-------- The input --------

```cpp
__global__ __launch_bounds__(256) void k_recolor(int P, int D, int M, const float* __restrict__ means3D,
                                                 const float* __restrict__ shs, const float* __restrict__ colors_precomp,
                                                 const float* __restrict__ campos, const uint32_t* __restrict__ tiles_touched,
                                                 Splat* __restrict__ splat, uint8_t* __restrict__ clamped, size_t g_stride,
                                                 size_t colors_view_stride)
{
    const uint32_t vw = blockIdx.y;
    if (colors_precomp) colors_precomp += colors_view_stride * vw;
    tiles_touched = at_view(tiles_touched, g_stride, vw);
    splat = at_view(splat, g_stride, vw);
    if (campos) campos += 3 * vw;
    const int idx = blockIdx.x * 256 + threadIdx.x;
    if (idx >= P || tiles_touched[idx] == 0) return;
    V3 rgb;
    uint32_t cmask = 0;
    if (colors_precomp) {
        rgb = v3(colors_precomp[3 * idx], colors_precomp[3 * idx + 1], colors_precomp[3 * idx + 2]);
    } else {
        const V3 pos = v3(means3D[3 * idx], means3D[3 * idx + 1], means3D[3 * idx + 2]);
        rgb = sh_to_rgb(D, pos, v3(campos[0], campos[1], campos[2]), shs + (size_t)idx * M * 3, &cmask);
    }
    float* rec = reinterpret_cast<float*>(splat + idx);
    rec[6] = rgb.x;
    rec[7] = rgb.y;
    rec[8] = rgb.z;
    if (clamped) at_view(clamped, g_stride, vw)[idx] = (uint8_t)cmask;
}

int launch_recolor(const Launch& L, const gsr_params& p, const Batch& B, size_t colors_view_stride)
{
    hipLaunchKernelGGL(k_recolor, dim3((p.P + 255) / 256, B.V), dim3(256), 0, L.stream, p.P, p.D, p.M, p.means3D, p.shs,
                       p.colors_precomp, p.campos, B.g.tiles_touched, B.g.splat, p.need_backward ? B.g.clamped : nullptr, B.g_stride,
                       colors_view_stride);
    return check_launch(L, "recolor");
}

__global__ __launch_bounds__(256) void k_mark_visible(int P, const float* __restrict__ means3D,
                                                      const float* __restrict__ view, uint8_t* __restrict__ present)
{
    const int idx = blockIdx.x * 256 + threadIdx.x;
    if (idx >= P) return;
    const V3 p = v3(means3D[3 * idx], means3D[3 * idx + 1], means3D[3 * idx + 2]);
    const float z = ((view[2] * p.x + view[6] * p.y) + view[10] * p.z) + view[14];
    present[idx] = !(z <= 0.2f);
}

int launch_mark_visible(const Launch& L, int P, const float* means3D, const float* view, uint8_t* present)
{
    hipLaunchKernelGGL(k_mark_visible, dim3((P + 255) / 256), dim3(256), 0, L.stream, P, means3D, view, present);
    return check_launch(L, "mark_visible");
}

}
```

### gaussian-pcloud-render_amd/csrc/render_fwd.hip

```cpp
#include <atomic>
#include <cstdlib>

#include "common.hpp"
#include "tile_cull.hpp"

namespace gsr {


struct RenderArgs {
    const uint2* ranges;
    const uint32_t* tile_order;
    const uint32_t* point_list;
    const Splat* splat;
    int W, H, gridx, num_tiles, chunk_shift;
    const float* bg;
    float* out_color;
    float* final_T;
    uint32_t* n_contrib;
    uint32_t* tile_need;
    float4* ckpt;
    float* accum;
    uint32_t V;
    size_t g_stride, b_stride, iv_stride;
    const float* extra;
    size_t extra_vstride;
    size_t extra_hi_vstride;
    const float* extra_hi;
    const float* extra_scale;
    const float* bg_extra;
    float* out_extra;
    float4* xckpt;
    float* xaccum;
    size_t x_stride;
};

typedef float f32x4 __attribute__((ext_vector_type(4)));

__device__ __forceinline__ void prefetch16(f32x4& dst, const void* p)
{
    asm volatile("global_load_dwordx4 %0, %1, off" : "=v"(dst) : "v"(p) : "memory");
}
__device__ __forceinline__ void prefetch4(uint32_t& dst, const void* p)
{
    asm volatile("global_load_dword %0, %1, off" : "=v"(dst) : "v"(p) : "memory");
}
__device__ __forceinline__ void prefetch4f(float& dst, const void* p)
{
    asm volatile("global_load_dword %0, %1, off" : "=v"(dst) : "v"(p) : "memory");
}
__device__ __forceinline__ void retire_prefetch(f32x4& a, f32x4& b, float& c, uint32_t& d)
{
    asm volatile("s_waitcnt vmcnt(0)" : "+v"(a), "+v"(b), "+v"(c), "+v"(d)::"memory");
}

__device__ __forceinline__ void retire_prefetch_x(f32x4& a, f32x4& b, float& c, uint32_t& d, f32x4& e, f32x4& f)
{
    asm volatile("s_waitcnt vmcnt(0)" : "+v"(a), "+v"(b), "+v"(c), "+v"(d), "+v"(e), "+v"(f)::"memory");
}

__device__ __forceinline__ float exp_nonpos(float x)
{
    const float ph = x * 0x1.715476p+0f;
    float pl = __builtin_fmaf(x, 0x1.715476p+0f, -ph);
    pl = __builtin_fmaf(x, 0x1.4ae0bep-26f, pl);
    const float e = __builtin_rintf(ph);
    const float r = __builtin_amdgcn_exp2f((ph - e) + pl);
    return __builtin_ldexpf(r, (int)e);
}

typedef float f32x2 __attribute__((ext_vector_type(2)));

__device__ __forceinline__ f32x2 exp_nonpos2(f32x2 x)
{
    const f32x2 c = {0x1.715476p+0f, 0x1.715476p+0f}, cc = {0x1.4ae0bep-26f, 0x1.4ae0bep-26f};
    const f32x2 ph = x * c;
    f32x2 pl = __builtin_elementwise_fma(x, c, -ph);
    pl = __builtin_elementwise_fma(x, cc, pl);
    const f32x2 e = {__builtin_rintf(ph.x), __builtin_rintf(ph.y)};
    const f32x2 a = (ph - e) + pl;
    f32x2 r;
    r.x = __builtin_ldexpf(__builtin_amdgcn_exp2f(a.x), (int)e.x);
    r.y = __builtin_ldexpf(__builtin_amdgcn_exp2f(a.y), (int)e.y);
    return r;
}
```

--------
-------- The input --------

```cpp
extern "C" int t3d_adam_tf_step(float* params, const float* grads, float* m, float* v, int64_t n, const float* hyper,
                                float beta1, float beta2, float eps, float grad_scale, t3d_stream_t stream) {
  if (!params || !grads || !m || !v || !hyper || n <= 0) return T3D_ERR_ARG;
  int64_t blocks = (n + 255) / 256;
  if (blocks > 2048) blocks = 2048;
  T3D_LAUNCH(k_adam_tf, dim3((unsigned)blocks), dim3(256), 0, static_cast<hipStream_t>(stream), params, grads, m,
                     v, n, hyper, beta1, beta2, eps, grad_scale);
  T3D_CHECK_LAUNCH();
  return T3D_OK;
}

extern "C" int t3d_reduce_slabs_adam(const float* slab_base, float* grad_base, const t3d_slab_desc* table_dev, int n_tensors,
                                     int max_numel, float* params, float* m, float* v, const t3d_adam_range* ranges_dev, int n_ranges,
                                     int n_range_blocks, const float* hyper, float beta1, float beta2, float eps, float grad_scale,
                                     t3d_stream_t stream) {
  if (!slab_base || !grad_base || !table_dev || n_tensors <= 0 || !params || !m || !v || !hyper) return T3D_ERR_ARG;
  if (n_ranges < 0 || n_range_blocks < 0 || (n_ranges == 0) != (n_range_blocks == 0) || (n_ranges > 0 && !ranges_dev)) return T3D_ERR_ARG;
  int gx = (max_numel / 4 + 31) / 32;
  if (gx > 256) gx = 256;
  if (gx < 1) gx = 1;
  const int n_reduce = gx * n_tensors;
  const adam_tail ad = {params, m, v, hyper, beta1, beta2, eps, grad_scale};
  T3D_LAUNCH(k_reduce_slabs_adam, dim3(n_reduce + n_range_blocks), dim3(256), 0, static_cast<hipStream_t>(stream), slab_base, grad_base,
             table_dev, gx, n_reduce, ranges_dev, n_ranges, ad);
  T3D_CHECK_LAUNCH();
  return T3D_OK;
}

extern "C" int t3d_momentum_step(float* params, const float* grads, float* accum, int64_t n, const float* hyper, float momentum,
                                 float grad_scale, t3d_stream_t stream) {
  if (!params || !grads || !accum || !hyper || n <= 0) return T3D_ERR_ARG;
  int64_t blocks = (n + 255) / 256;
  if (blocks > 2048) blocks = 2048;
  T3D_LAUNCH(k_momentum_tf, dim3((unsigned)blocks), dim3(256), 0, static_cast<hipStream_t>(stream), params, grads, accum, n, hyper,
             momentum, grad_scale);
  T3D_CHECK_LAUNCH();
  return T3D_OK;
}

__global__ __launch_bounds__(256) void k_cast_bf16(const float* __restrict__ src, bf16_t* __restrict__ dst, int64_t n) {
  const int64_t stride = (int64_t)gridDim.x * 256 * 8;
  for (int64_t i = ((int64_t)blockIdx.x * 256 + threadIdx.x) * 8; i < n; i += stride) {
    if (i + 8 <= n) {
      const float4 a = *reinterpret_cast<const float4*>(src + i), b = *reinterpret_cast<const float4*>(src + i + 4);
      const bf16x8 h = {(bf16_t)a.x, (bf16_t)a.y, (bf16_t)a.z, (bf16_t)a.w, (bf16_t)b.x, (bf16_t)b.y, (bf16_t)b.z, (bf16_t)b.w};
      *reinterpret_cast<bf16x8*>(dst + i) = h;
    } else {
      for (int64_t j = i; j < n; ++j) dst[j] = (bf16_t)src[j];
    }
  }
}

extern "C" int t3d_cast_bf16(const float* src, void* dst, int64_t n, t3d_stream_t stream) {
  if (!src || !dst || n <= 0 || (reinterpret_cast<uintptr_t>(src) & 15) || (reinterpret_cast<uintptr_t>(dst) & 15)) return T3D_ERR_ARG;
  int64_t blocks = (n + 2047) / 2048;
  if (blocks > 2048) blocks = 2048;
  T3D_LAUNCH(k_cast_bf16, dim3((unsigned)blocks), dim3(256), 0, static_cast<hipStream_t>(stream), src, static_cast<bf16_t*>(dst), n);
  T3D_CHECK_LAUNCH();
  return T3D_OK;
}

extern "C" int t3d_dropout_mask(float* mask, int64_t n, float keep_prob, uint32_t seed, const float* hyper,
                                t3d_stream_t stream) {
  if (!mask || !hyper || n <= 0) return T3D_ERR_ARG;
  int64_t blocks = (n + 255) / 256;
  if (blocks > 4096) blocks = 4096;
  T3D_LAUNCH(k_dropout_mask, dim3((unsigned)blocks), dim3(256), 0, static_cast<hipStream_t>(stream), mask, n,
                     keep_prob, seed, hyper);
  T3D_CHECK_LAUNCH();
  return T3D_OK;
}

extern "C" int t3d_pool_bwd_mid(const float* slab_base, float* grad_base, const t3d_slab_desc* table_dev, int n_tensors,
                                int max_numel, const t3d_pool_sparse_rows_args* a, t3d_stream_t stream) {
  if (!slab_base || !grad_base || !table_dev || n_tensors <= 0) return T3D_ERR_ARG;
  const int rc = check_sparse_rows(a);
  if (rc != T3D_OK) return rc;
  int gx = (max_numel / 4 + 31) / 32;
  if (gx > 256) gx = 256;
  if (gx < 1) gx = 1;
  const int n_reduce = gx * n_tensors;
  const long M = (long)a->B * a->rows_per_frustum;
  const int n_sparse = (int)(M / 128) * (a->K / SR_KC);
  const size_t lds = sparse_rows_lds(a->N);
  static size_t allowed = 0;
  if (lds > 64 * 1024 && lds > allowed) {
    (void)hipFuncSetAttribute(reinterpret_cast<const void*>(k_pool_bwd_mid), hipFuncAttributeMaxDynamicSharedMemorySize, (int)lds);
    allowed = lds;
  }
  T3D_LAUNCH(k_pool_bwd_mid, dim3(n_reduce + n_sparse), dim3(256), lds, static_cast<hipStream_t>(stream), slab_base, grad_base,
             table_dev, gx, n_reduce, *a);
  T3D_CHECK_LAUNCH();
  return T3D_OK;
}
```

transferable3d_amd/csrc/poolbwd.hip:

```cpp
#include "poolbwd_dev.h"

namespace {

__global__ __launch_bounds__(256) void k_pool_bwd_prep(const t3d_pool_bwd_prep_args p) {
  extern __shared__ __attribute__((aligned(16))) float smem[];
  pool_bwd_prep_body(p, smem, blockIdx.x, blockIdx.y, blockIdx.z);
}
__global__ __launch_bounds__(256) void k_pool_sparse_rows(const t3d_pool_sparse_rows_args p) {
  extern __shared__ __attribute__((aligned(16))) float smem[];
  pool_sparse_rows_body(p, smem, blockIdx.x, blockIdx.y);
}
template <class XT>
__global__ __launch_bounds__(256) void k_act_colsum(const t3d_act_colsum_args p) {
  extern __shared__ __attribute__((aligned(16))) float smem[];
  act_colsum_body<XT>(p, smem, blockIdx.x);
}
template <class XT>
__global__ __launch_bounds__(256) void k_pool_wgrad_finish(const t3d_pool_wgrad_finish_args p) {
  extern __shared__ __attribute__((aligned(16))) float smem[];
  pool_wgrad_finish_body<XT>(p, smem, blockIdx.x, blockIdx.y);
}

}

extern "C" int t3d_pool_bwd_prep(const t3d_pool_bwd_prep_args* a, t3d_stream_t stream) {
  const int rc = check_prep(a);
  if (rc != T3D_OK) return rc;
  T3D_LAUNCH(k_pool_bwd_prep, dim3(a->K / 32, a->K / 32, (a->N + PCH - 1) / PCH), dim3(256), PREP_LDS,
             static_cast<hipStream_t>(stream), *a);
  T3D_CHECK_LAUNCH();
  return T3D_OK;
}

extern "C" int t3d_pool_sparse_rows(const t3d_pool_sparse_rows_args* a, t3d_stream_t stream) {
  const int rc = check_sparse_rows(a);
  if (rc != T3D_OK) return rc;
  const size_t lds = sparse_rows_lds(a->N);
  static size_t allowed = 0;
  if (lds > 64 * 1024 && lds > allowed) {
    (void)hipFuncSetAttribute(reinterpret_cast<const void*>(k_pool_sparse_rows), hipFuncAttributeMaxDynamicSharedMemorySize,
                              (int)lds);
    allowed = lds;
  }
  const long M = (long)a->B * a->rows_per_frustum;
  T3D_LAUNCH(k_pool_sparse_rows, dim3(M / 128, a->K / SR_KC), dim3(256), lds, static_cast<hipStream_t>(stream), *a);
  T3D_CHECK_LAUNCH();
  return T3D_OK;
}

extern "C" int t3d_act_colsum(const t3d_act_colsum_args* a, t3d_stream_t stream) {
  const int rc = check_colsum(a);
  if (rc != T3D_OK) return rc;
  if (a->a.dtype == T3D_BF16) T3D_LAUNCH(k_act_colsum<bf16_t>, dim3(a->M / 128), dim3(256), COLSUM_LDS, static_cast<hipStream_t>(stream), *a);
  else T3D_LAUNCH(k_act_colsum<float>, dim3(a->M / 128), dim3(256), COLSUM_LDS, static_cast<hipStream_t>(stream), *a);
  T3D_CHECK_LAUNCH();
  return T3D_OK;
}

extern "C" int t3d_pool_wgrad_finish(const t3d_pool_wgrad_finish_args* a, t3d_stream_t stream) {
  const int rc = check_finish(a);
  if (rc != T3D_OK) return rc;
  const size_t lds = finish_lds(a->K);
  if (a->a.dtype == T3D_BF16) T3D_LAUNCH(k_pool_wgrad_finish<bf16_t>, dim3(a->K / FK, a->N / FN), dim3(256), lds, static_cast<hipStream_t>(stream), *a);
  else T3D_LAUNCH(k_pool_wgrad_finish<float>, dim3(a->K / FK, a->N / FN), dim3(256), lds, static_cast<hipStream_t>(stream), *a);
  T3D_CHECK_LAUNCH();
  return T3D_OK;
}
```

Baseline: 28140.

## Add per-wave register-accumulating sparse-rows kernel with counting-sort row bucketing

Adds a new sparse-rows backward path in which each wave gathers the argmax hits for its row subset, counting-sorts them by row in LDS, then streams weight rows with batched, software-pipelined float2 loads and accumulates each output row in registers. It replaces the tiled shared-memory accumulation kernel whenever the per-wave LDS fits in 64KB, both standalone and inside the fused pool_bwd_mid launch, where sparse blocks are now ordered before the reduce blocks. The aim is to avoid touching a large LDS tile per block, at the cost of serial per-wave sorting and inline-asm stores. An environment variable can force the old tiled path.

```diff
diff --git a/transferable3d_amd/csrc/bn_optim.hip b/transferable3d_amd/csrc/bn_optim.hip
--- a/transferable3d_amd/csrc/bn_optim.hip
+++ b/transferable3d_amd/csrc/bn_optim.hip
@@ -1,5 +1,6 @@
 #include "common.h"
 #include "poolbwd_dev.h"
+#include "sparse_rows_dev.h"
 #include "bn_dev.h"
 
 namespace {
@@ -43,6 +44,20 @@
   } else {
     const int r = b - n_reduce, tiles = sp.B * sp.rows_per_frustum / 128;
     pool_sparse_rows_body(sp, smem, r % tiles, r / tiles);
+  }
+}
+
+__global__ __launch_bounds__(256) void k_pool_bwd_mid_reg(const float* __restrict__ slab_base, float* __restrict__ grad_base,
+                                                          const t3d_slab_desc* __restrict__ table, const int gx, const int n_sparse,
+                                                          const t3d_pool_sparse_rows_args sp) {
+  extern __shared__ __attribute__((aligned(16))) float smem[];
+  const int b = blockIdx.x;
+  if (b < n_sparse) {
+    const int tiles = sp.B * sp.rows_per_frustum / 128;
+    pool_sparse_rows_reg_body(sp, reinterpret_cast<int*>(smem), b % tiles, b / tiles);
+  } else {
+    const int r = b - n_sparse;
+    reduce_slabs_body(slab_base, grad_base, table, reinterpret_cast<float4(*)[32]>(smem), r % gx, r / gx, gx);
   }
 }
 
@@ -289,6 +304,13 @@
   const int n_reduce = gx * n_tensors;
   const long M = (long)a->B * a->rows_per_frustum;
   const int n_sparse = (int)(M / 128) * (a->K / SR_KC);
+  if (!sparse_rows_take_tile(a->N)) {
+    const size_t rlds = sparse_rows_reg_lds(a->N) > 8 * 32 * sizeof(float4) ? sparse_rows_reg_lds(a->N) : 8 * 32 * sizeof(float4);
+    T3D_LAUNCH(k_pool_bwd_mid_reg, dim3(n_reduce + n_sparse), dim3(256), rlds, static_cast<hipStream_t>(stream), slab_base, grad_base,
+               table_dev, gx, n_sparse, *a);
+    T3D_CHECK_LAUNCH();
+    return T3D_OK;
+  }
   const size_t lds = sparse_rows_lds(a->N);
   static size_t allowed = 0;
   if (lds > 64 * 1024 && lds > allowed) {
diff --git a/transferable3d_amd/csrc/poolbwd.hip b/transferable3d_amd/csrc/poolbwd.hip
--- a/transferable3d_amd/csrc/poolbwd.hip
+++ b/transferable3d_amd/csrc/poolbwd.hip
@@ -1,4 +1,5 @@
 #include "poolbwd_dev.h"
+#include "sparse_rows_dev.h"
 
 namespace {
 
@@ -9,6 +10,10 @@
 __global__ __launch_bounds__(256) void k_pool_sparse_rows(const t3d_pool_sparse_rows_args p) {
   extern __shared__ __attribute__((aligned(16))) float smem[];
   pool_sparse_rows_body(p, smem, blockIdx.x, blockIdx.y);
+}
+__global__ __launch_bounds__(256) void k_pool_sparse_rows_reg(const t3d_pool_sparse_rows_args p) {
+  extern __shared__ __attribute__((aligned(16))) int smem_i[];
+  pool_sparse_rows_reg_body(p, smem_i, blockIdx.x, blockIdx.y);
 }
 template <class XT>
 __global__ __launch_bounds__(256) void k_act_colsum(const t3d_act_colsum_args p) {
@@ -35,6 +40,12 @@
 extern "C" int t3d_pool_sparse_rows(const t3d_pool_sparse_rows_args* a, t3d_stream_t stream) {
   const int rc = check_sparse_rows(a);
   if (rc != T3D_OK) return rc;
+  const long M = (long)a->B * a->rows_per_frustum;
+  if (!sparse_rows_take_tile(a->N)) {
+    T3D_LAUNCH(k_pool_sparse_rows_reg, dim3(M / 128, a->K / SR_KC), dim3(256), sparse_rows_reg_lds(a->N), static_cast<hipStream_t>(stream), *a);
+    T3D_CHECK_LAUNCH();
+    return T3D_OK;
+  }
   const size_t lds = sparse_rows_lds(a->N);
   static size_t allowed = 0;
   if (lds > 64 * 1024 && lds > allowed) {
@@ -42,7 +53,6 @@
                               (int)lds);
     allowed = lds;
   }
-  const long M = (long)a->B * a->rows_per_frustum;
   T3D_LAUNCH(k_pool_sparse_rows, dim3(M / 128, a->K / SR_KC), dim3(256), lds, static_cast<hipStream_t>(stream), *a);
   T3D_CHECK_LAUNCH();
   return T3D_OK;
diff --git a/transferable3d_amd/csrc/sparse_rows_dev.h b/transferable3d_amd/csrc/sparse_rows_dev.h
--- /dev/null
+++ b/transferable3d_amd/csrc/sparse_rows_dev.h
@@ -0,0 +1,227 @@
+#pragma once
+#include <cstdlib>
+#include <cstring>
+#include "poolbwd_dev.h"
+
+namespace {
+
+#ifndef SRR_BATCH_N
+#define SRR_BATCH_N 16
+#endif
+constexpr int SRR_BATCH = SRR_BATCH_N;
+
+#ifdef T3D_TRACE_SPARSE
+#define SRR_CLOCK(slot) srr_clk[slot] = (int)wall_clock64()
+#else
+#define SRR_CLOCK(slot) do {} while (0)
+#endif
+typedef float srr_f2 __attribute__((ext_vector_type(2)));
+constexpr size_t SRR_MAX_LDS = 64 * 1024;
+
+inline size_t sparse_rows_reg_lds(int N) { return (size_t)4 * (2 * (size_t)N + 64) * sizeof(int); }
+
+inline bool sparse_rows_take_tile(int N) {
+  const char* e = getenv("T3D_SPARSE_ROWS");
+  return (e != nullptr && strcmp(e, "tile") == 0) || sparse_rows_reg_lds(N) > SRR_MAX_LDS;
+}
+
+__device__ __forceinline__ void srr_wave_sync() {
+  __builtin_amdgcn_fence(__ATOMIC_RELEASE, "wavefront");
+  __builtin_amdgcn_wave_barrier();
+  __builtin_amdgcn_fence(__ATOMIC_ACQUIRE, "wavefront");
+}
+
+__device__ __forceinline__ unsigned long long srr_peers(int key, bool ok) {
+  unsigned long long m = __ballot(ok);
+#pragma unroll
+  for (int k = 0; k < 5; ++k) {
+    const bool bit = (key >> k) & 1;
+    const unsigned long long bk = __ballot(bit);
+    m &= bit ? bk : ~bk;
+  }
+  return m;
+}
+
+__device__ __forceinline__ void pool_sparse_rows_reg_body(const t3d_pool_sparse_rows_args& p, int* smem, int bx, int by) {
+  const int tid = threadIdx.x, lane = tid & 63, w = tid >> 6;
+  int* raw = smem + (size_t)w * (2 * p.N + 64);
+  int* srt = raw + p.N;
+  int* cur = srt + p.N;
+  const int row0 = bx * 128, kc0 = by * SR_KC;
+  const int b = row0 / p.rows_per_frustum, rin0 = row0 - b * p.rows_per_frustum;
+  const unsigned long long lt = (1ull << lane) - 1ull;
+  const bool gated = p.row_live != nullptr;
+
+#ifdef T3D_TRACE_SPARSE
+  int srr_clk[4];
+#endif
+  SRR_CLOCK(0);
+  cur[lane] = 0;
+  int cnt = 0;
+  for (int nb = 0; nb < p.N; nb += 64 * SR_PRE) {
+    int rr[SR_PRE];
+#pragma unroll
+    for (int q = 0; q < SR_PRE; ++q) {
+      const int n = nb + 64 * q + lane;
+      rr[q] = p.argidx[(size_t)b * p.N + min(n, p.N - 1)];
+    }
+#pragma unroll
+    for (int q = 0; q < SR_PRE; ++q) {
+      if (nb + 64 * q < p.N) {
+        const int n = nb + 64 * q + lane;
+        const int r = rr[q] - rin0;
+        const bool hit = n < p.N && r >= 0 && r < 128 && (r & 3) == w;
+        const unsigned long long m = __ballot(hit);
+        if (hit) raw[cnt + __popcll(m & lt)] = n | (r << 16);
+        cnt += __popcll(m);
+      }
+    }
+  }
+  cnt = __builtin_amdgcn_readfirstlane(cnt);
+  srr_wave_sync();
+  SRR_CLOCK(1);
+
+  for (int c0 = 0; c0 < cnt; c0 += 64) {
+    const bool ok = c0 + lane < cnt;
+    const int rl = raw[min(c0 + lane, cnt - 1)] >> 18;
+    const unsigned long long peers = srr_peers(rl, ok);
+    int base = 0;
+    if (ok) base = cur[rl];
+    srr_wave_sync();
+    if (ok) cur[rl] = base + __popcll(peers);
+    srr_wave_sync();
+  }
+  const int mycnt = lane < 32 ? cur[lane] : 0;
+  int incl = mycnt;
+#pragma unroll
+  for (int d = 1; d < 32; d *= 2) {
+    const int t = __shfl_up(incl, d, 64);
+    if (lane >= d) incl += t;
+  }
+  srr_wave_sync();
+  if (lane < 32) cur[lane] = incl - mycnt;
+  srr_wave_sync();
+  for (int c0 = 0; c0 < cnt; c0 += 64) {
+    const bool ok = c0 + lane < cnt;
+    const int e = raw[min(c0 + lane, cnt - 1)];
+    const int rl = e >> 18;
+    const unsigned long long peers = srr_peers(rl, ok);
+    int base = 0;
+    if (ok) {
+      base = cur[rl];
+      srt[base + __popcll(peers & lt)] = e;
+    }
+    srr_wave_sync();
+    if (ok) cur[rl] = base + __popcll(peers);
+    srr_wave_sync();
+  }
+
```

--------

Write out every line of the data that holds the word "cmask".

Answer to this exercise:
    uint32_t cmask = 0;
        rgb = sh_to_rgb(D, pos, v3(campos[0], campos[1], campos[2]), shs + (size_t)idx * M * 3, &cmask);
    if (clamped) at_view(clamped, g_stride, vw)[idx] = (uint8_t)cmask;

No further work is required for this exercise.